** DATA EXTRACTS follows **

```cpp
int dl_heads_fwd_drop(const float* x, const dl_heads_params* params, int32_t B, int32_t F, int32_t R, int32_t Hd, int32_t act,
                      const float* fc_scale, float* a1, float* a2, float* rot_raw, float* translation, float* rotation, float* norm,
                      dl_stream stream);
int dl_heads_bwd_drop(const float* x, const dl_heads_params* params, int32_t B, int32_t F, int32_t R, int32_t Hd, int32_t act,
                      const float* fc_scale, const float* a1, const float* a2, const float* rot_raw, const float* norm,
                      const float* grad_translation, const float* grad_rotation, const dl_heads_params* grads, float* grad_x,
                      void* workspace, dl_stream stream);

typedef struct {
// ... 85 lines not shown
```

Baseline: 684.1 scan-pairs/s.

## Add dedicated stem conv1 MFMA kernel and software-pipeline stem wgrad staging

Adds a specialised forward kernel for the 8-to-64-channel stride-(1,2) stem convolution. It keeps the weights in registers, runs one tile per wave with register prefetch of the next tile, and applies the activation in the epilogue. It replaces the generic NHWC conv in both the training and inference paths. The stem weight-gradient kernel now prefetches the next chunk's pooled gradients, window codes, activations and inputs into registers and double-buffers them in LDS, and it uses an XCD-aware block swizzle. This overlaps global loads with MFMA work, at the cost of more registers and LDS, and adds ablation macros.

```diff
diff --git a/delora_amd/_lib.py b/delora_amd/_lib.py
--- a/delora_amd/_lib.py
+++ b/delora_amd/_lib.py
@@ -94,6 +94,7 @@
     "dl_pool3x3s12_nhwc_bwd": (_i32, [_vp, _vp, _vp, _i32, _i32, _i32, _i32, _i32, _vp, _vp]),
     "dl_stem_wgrad_workspace_bytes": (_sz, [_i32, _i32, _i32]),
     "dl_stem_wgrad_f32": (_i32, [_vp, _vp, _vp, _vp, _i32, _i32, _i32, _i32, _vp, _vp, _vp]),
+    "dl_stem_conv1_f32": (_i32, [_vp, _vp, _vp, _i32, _i32, _i32, _i32, _vp]),
     "dl_quat_to_T_fwd": (_i32, [_vp, _vp, _i32, ctypes.c_float, _vp, _vp]),
     "dl_quat_to_T_bwd": (_i32, [_vp, _vp, _i32, ctypes.c_float, _vp, _vp, _vp]),
     "dl_mean_hw_nhwc_f32": (_i32, [_vp, _i32, _i32, _i32, _vp, _vp]),
diff --git a/delora_amd/csrc/infer.hip b/delora_amd/csrc/infer.hip
--- a/delora_amd/csrc/infer.hip
+++ b/delora_amd/csrc/infer.hip
@@ -143,7 +143,7 @@
   hipLaunchKernelGGL(k_interleave_pair, dim3((total + DL_BLOCK - 1) / DL_BLOCK), dim3(DL_BLOCK), 0, st, (const uint32_t*)image_prev, (size_t)prev_ss,
                      (const uint32_t*)image_cur, (size_t)cur_ss, (uint32_t)(H * W), total, (u32x4i*)slot[0]);
   if (int rc = dl_check_launch(who)) return rc;
-  if (int rc = at_layer(who, "conv1", -1, dl_conv2d_nhwc_f32(slot[0], net->conv1_w, slot[1], nullptr, nullptr, B, H, W, 8, 64, 3, 1, 2, 0, act, DL_CONV_ACT, stream)))
+  if (int rc = at_layer(who, "conv1", -1, dl_stem_conv1_f32(slot[0], net->conv1_w, slot[1], B, H, W, act, stream)))
     return rc;
   if (int rc = at_layer(who, "pooling", -1, dl_pool3x3s12_nhwc_fwd(slot[1], B, H, W / 2, 64, slot[2], (int8_t*)(ws + p.win_off), stream))) return rc;
   const float* u = (const float*)prepared;
diff --git a/delora_amd/csrc/stem.hip b/delora_amd/csrc/stem.hip
--- a/delora_amd/csrc/stem.hip
+++ b/delora_amd/csrc/stem.hip
@@ -1,5 +1,8 @@
 #include "common.h"
 
+#ifndef ST_ABL
+#define ST_ABL 0
+#endif
 #define ST_TANH 1
 #define ST_RELU 2
 
@@ -38,6 +41,29 @@
   *reinterpret_cast<uint32_t*>(win + (size_t)i * 4) = (uint32_t)k0 | ((uint32_t)k1 << 8) | ((uint32_t)k2 << 16) | ((uint32_t)k3 << 24);
 }
 
+template <int NC>
+__device__ __forceinline__ f32x4s pool_bwd_combine(const uint32_t (&w4)[NC], const f32x4s (&gv)[NC], const uint32_t (&code)[NC], f32x4s av, int act) {
+  f32x4s acc = {0.f, 0.f, 0.f, 0.f};
+#pragma unroll
+  for (int i = 0; i < NC; ++i) {
+    acc.x += (w4[i] & 0xffu) == code[i] ? gv[i].x : 0.f;
+    acc.y += ((w4[i] >> 8) & 0xffu) == code[i] ? gv[i].y : 0.f;
+    acc.z += ((w4[i] >> 16) & 0xffu) == code[i] ? gv[i].z : 0.f;
+    acc.w += (w4[i] >> 24) == code[i] ? gv[i].w : 0.f;
+  }
+  f32x4s out;
+  if (act == ST_TANH) {
+    out.x = acc.x * (1.f - av.x * av.x); out.y = acc.y * (1.f - av.y * av.y);
+    out.z = acc.z * (1.f - av.z * av.z); out.w = acc.w * (1.f - av.w * av.w);
+  } else if (act == ST_RELU) {
+    out.x = av.x <= 0.f ? 0.f : acc.x; out.y = av.y <= 0.f ? 0.f : acc.y;
+    out.z = av.z <= 0.f ? 0.f : acc.z; out.w = av.w <= 0.f ? 0.f : acc.w;
+  } else {
+    out = acc;
+  }
+  return out;
+}
+
 __device__ __forceinline__ f32x4s pool_bwd_value(const float* __restrict__ g, const float* __restrict__ a, const int8_t* __restrict__ win,
                                                  int H, int Wc, int C4, int act, uint32_t nr, int r, int j, int c4) {
   const int Wp = Wc >> 1;
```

** End of DATA EXTRACTS **

**WORK TO COMPLETE**.
Filter the lines above, keeping and copying those that contain "total".

**TASK RESULT**.
   hipLaunchKernelGGL(k_interleave_pair, dim3((total + DL_BLOCK - 1) / DL_BLOCK), dim3(DL_BLOCK), 0, st, (const uint32_t*)image_prev, (size_t)prev_ss,
                      (const uint32_t*)image_cur, (size_t)cur_ss, (uint32_t)(H * W), total, (u32x4i*)slot[0]);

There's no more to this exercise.